def hip_lib():
    global _hip
    if _hip is not None:
        return _hip
    if not os.path.exists(LIB_HIP):
        raise Sift3DError("%s is missing: run __graft_entry__.build() (there is no CPU fallback)" % LIB_HIP)
    L = C.CDLL(LIB_HIP)
    P, I64, F, I = C.c_void_p, C.c_int64, C.c_float, C.c_int
    _sig(L.sift3d_abi_version, I)
    if L.sift3d_abi_version() != ABI_VERSION:
        raise Sift3DError("%s has ABI version %d, this mirror of include/sift3d.h is version %d: rebuild (__graft_entry__.build())"
                          % (LIB_HIP, L.sift3d_abi_version(), ABI_VERSION))
    _sig(L.sift3d_device_count, I)
    _sig(L.sift3d_create, P, I, I64, I64, I64)
    _sig(L.sift3d_create_slab, P, I, I64, I64, I64)
    _sig(L.sift3d_set_tuning, I, P, I, I)
    _sig(L.sift3d_host_buffer_grows, I64, P)
    _sig(L.sift3d_zslab_set_tuning, I, P, I, I)
    _sig(L.sift3d_destroy, None, P)
    _sig(L.sift3d_last_error, C.c_char_p, P)
    _sig(L.sift3d_set_stream, I, P, P)
    _sig(L.sift3d_sync, I, P)
    _sig(L.sift3d_free, None, P)
    _sig(L.sift3d_gauss_taps, I, F, F, P)
    _sig(L.sift3d_set_libm_variant, I, I)
    _sig(L.sift3d_get_libm_variant, I)
    _sig(L.sift3d_gauss_blur, I, P, P, P, I64, I64, I64, F, F)
    _sig(L.sift3d_gauss_blur_dev, I, P, P, P, I64, I64, I64, F, F)
    _sig(L.sift3d_gauss_blur_dog_dev, I, P, P, P, P, I64, I64, I64, F, F)
    _sig(L.sift3d_gauss_blur_dog_half_dev, I, P, P, P, P, P, I64, I64, I64, F, F, C.POINTER(C.c_int))
    _sig(L.sift3d_blur_window_supported, I, I64, I64, F, F)
    _sig(L.sift3d_gauss_blur_dog_window_dev, I, P, P, P, P, I64, I64, I64, I64, I64, F, F)
    _sig(L.sift3d_dog, I, P, P, P, P, I64)
    _sig(L.sift3d_dog_dev, I, P, P, P, P, I64)
    _sig(L.sift3d_subsample2, I, P, P, I64, I64, I64, P)
    _sig(L.sift3d_subsample2_dev, I, P, P, I64, I64, I64, P)
    _sig(L.sift3d_extrema, I, P, P, P, P, I64, I64, I64, P, I64, P, P, I64, P)
    _sig(L.sift3d_double_size, I, P, P, I64, I64, I64, P)
    _sig(L.sift3d_halve_size, I, P, P, I64, I64, I64, P)
    _sig(L.sift3d_selftest_lds_add, I, P, P, P, I64, P, P)
    _sig(L.sift3d_set_volume, I, P, P, I64, I64, I64)
    _sig(L.sift3d_set_volume_dev, I, P, P, I64, I64, I64)
    _sig(L.sift3d_set_volume_resized, I, P, P, I64, I64, I64, I)
    _sig(L.sift3d_reserve, I, P, I64)
    _sig(L.sift3d_set_volume_begin, I, P, I64, I64, I64, I)
    _sig(L.sift3d_set_volume_planes, I, P, P, I64, I64)
    _sig(L.sift3d_set_volume_end, I, P)
    _sig(L.sift3d_detect, I, P, F, P, P)
    _sig(L.sift3d_extract, I, P, F, I, F, F, P, P)
    _sig(L.sift3d_extract_view, I, P, F, I, F, F, P, P)
    _sig(L.sift3d_enable_timing, I, P, I)
    _sig(L.sift3d_get_timings, I, P, P)
    _sig(L.sift3d_get_launch_log, I, P, P, I64, P)
    _sig(L.sift3d_candidates_reset, I, P)
    _sig(L.sift3d_extrema_append_dev, I, P, P, P, P, I64, I64, I64, I, I64, I64)
    _sig(L.sift3d_lazy_levels_supported, I, I64, I64, I64, F)
    _sig(L.sift3d_extrema_append_lazy_dev, I, P, P, P, P, P, P, P, F, I64, I64, I64, I, I64, I64)
    _sig(L.sift3d_candidates_dev, I, P, P, I, P, P)
    _sig(L.sift3d_describe_dev, I, P, P, I, I, F, F, P, P, P)
    _sig(L.sift3d_describe_dev_counts, I, P, P, I, I, F, F, P, P)
    _sig(L.sift3d_describe_dev_place, I, P, P, P, P, P, P)
    _sig(L.sift3d_host_register, I, P, I64)
    _sig(L.sift3d_host_unregister, I, P)
    _sig(L.sift3d_set_max_octaves, I, P, I)
    _sig(L.sift3d_extract_zslab, I, P, I, P, I64, I64, I64, F, I, F, F, P, P, P, C.c_char_p, I64)
    _sig(L.sift3d_extract_zslab_over, I, I, P, I, P, I64, I64, I64, F, I, F, F, P, P, P, C.c_char_p, I64)
    _sig(L.sift3d_zslab_set_transport_library, None, C.c_char_p)
    _sig(L.sift3d_zslab_create, P, P, I, I64, I64, I64, C.c_char_p, I64)
    _sig(L.sift3d_zslab_extract, I, P, P, F, I, F, F, P, P, P, C.c_char_p, I64)
    _sig(L.sift3d_zslab_destroy, None, P)
    _sig(L.sift3d_zslab_set_volume, I, P, P, C.c_char_p, I64)
    _sig(L.sift3d_zslab_extract_resident, I, P, F, I, F, F, P, P, P, C.c_char_p, I64)
    _sig(L.sift3d_knn64, I, I, P, I64, P, I64, I, P, P, I, P, C.c_char_p, I64)
    _sig(L.sift3d_match_ratio, I, I, P, I64, P, I64, P, P, P, P, P, C.c_char_p, I64)
    _sig(L.sift3d_hough_similarity, I, I, P, P, P, P, P, P, C.c_int32, P, P, P, P, P, C.c_char_p, I64)
    _sig(L.sift3d_match_keys, I, I, P, I64, P, I64, C.c_int32, P, C.c_char_p, I64)
    _sig(L.sift3d_get_level_slice, I, P, I, I, I64, P, P, P)
    _sig(L.sift3d_get_dog_slice, I, P, I, I, I64, P, P, P)
    _sig(L.sift3d_resample_affine, I, I, P, I64, I64, I64, P, I64, I64, I64, P, I, F, P, C.c_char_p, I64)
    _sig(L.sift3d_resample_affine_dev, I, P, P, I64, I64, I64, P, I64, I64, I64, P, I, F)
    _sig(L.sift3d_guided_search_params, I, I, P, I64, P, I64, P, F, P, P, P, P, P, P, P, C.c_char_p, I64)
    _sig(L.sift3d_refine_similarity, I, I, P, I64, P, I64, P, P, P, P, C.c_char_p, I64)
    _sig(L.sift3d_fit_field, I, I, P, P, I64, P, P, P, C.c_char_p, I64)
    _sig(L.sift3d_refine_field, I, I, P, I64, P, I64, P, P, P, P, C.c_char_p, I64)
    _sig(L.sift3d_resample_field, I, I, P, I64, I64, I64, P, I64, I64, I64, P, P, P, P, I, F, P, C.c_char_p, I64)
    _sig(L.sift3d_block_match, I, I, P, P, I64, I64, I64, P, I64, P, I, I, I, P, P, C.c_char_p, I64)
    _sig(L.sift3d_refine_field_intensity, I, I, P, I64, I64, I64, P, I64, I64, I64, P, P, P, P, P, P, P, C.c_char_p, I64)
    _sig(L.sift3d_block_match_ncc, I, I, P, P, I64, I64, I64, P, I64, P, I, I, I, P, P, C.c_char_p, I64)
    _sig(L.sift3d_refine_field_intensity_metric, I, I, P, I64, I64, I64, P, I64, I64, I64, P, P, P, P, P, I, P, P, P, C.c_char_p, I64)
    _sig(L.sift3d_invert_nodes, I, I, P, P, P, P, P, P, P, P, P, C.c_char_p, I64)
    _sig(L.sift3d_invert_field, I, I, P, P, P, P, P, P, C.c_char_p, I64)
    _sig(L.sift3d_jacobian_map, I, I, I64, I64, I64, P, P, P, P, P, I, P, C.c_char_p, I64)
    _sig(L.sift3d_compose_nodes, I, I, P, P, P, P, P, P, P, P, P, P, P, C.c_char_p, I64)
    _sig(L.sift3d_compose_field, I, I, P, P, P, P, P, P, P, P, C.c_char_p, I64)
    _sig(L.sift3d_fuse_weights, I, I, P, P, I64, I64, I64, C.c_int32, C.c_int32, P, C.c_int32, P, P, C.c_char_p, I64)
    _sig(L.sift3d_fuse_vote, I, I, C.c_int32, P, P, I64, C.c_int32, P, P, C.c_char_p, I64)
    _sig(L.sift3d_fuse_labels, I, I, P, I64, I64, I64, P, C.c_int32, P, P, P, P, C.c_char_p, I64)
    _sig(L.sift3d_fuse_search, I, I, P, P, P, I64, I64, I64, C.c_int32, C.c_int32, C.c_int32, P, C.c_int32, P, P, P, P, C.c_char_p, I64)
    _sig(L.sift3d_fuse_labels_search, I, I, P, I64, I64, I64, P, C.c_int32, P, P, C.c_int32, P, P, P, C.c_char_p, I64)
    _sig(L.sift3d_distance_map, I, I, P, I64, I64, I64, P, P, P, C.c_char_p, I64)
    _sig(L.sift3d_surface_distances, I, P, P, I64, I64, I64, P, P, P, P, P, C.c_char_p, I64)
    _hip = L
    return L


def host_lib():
    global _host
    if _host is not None:
        return _host
    if not os.path.exists(LIB_HOST):
        raise Sift3DError("%s is missing: run __graft_entry__.build()" % LIB_HOST)
    L = C.CDLL(LIB_HOST)
    P, I64, F, I = C.c_void_p, C.c_int64, C.c_float, C.c_int
    _sig(L.sift3d_synth_blobs, None, P, I64, I64, I64, C.c_uint32)
    _sig(L.sift3d_synth_blobs_slices, None, P, I64, I64, I64, C.c_uint32, I64, I64)
    _sig(L.nifti_min_read, I, C.c_char_p, P)
    _sig(L.nifti_min_free, None, P)
    _sig(L.nifti_min_write_f32, I, C.c_char_p, P, I, I, I, F, F, F)
    _sig(L.nifti_min_write_f32_ex, I, C.c_char_p, P, I, I, I, F, F, F, P, P)
    _sig(L.sift3d_write_key, I, C.c_char_p, P, I64, F, I, P)
    _sig(L.sift3d_write_key_mode, None, I)
    _sig(L.sift3d_write_key_bin, I, C.c_char_p, P, I64, F)
    _sig(L.sift3d_read_key, I, C.c_char_p, P, P)
    _sig(L.sift3d_read_key_mode, None, I)
    _sig(L.sift3d_write_pgm, I, C.c_char_p, P, I, I)
    _sig(L.sift3d_world_transform, None, P, I64, P)
    _sig(L.sift3d_match_filter, I64, P, I64, I, I)
    _sig(L.sift3d_match_descriptors, I, P, I64, P)
    _sig(L.sift3d_match_votes, I, P, P, I, P, I, P, P, I, P, P)
    _sig(L.sift3d_match_write_votes, I, C.c_char_p, C.c_char_p, C.c_char_p, P, P, I, I, I)
    _sig(L.sift3d_log_ratio_interval, I, C.c_double, P, P)
    _sig(L.sift3d_similarity_invert, None, P, P)
    _sig(L.sift3d_write_similarity, I, C.c_char_p, P)
    _sig(L.sift3d_write_alignment_matches, I, C.c_char_p, C.c_char_p, C.c_char_p, P, I64, P, I64, P)
    _sig(L.sift3d_similarity_matrix, None, P, P)
    _sig(L.sift3d_read_similarity, I, C.c_char_p, P)
    _sig(L.sift3d_resample_map, I, P, P, P, P)
    _sig(L.sift3d_key_vox2key, None, P, P, P)
    _sig(L.sift3d_fit_similarity, I, P, P, I64, P)
    _sig(L.sift3d_refine_defaults, None, P)
    _sig(L.sift3d_field_defaults, None, P)
    _sig(L.sift3d_field_size, I, P, I64, P, P)
    _sig(L.sift3d_field_samples, None, P, P, P, I64, P, P)
    _sig(L.sift3d_field_warp_terms, I, P, P, P, P)
    _sig(L.sift3d_field_eval, None, P, P, I64, P)
    _sig(L.sift3d_field_folds, I64, P, P, P)
    _sig(L.sift3d_write_field, I, C.c_char_p, P)
    _sig(L.sift3d_read_field, I, C.c_char_p, P)
    _sig(L.sift3d_blockmatch_defaults, None, P)
    _sig(L.sift3d_blockmatch_range, I, P, I64, P, P)
    _sig(L.sift3d_blockmatch_lattice, I, I64, I64, I64, P, P, P)
    _sig(L.sift3d_blockmatch_grid, I, I64, I64, I64, P, P, P)
    _sig(L.sift3d_blockmatch_samples, I64, P, I64, I64, I64, P, P, P, P, P, P, P)
    _sig(L.sift3d_blockmatch_folds, I64, P, P, P)
    _sig(L.sift3d_invert_defaults, None, P)
    _sig(L.sift3d_invert_grid, I, I64, I64, I64, P, P, P)
    _sig(L.sift3d_affine_invert, I, P, P)
    _sig(L.sift3d_affine_invert_d, I, P, P)
    _sig(L.sift3d_write_matrix, I, C.c_char_p, P)
    _sig(L.sift3d_jacobian_factor, I, P, P, P)
    _sig(L.sift3d_compose_defaults, None, P)
    _sig(L.sift3d_compose_matrix, I, P, P, P)
    _sig(L.sift3d_compose_spacing, F, P, P, P)
    _sig(L.sift3d_compose_grid, I, I64, I64, I64, P, P, P, P, P)
    _sig(L.sift3d_compose_residual, I64, P, P, P, I64, P, P)
    _sig(L.sift3d_fuse_defaults, None, P)
    _sig(L.sift3d_fuse_similarity, C.c_uint32, C.c_int32, I64, I64, I64, I64, I64, I64)
    _sig(L.sift3d_fuse_check_labels, I64, P, I64)
    _sig(L.sift3d_fuse_shift_code, C.c_uint16, C.c_int32, C.c_int32, C.c_int32, C.c_int32)
    _sig(L.sift3d_fuse_shift_of, I, C.c_int32, C.c_uint32, P)
    _sig(L.sift3d_fuse_shift_stats, I64, C.c_int32, P, I64, P, P)
    _sig(L.sift3d_label_overlap, I64, P, P, I64, P, P, P)
    _sig(L.sift3d_surface_defaults, None, P)
    _sig(L.sift3d_spacing_um, I, F, P)
    _sig(L.sift3d_surface_stats, None, P, I64, P, I64, P)
    L.free_ptr = C.CDLL(None).free
    L.free_ptr.argtypes = [C.c_void_p]
    _host = L
    return L


class ZSlabStats(C.Structure):
    _fields_ = [("n_ranks", C.c_int32), ("sharded_octaves", C.c_int32), ("exchanges", C.c_int64), ("halo_bytes_critical", C.c_int64),
                ("halo_bytes_deferred", C.c_int64), ("gather_bytes", C.c_int64), ("n_extrema", C.c_int64), ("n_keypoints", C.c_int64),
                ("n_records", C.c_int64), ("wall_ms", C.c_double), ("halo_bytes_hidden", C.c_int64), ("transport", C.c_int32),
                ("transport_fell_back", C.c_int32), ("rccl_version", C.c_int32), ("comm_sets", C.c_int32), ("resident_volume", C.c_int32),
                ("list_grown", C.c_int32), ("merge_ms", C.c_double), ("halo_bytes_subsample", C.c_int64), ("enqueue_ms", C.c_double)]


ZSLAB_TRANSPORT, TRANSPORT_PEER_COPY, TRANSPORT_RCCL = 1000, 0, 1
ZSLAB_SERIAL_CHANNELS, ZSLAB_DUPLICATE_RANKS, ZSLAB_POISON_HALO, ZSLAB_PATCH_WAIT, ZSLAB_LIST_ROOM = 1001, 1002, 1003, 1004, 1005


def zslab_set_transport_library(path):
    hip_lib().sift3d_zslab_set_transport_library(None if path is None else os.fsencode(path))


# ... 1195 lines not shown

def write_key(path, feats, eig_thres=140.0, comments=()):
    feats = np.ascontiguousarray(feats, FEATURE_DTYPE)
    arr = (C.c_char_p * max(1, len(comments)))(*[c.encode() for c in comments])
    rc = host_lib().sift3d_write_key(os.fsencode(path), feats.ctypes.data, len(feats), float(eig_thres), len(comments),
                                     C.cast(arr, C.c_void_p))
    if rc != 0:
        raise Sift3DError("could not write %s" % path)


def write_key_bin(path, feats, eig_thres=140.0):
    feats = np.ascontiguousarray(feats, FEATURE_DTYPE)
    if host_lib().sift3d_write_key_bin(os.fsencode(path), feats.ctypes.data, len(feats), float(eig_thres)) != 0:
        raise Sift3DError("could not write %s" % path)


def world_transform(feats, m44):
    out = np.ascontiguousarray(feats, FEATURE_DTYPE).copy()
    m = np.ascontiguousarray(m44, np.float32).reshape(4, 4)
    host_lib().sift3d_world_transform(out.ctypes.data, len(out), m.ctypes.data)
    return out


def write_pgm(path, slice_yx):
    a = _f32(slice_yx)
    if a.ndim != 2 or host_lib().sift3d_write_pgm(os.fsencode(path), a.ctypes.data, a.shape[0], a.shape[1]) != 0:
        raise Sift3DError("could not write %s" % path)


def read_key(path):
    L = host_lib()
    ptr, n = C.c_void_p(), C.c_int64(0)
    rc = L.sift3d_read_key(os.fsencode(path), C.byref(ptr), C.byref(n))
    if rc != 0:
        raise Sift3DError("could not read %s (%d)" % (path, rc))
    out = np.ctypeslib.as_array(C.cast(ptr, C.POINTER(C.c_uint8)), shape=(n.value * FEATURE_DTYPE.itemsize,)).view(FEATURE_DTYPE).copy()
    L.free_ptr(ptr)
    return out


def _f32(a):
    return np.ascontiguousarray(a, dtype=np.float32)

☆ ☆ ☆

- [HOW TO COMPLETE THIS TASK]
All that is needed is the exact run of lines above from the line containing "L.free_ptr = C.CDLL(None).free" through the line containing "ZSLAB_TRANSPORT, TRANSPORT_PEER_COPY, TRANSPORT_RCCL", both of them included.

- [PROBLEM SOLUTION]
    L.free_ptr = C.CDLL(None).free
    L.free_ptr.argtypes = [C.c_void_p]
    _host = L
    return L


class ZSlabStats(C.Structure):
    _fields_ = [("n_ranks", C.c_int32), ("sharded_octaves", C.c_int32), ("exchanges", C.c_int64), ("halo_bytes_critical", C.c_int64),
                ("halo_bytes_deferred", C.c_int64), ("gather_bytes", C.c_int64), ("n_extrema", C.c_int64), ("n_keypoints", C.c_int64),
                ("n_records", C.c_int64), ("wall_ms", C.c_double), ("halo_bytes_hidden", C.c_int64), ("transport", C.c_int32),
                ("transport_fell_back", C.c_int32), ("rccl_version", C.c_int32), ("comm_sets", C.c_int32), ("resident_volume", C.c_int32),
                ("list_grown", C.c_int32), ("merge_ms", C.c_double), ("halo_bytes_subsample", C.c_int64), ("enqueue_ms", C.c_double)]


ZSLAB_TRANSPORT, TRANSPORT_PEER_COPY, TRANSPORT_RCCL = 1000, 0, 1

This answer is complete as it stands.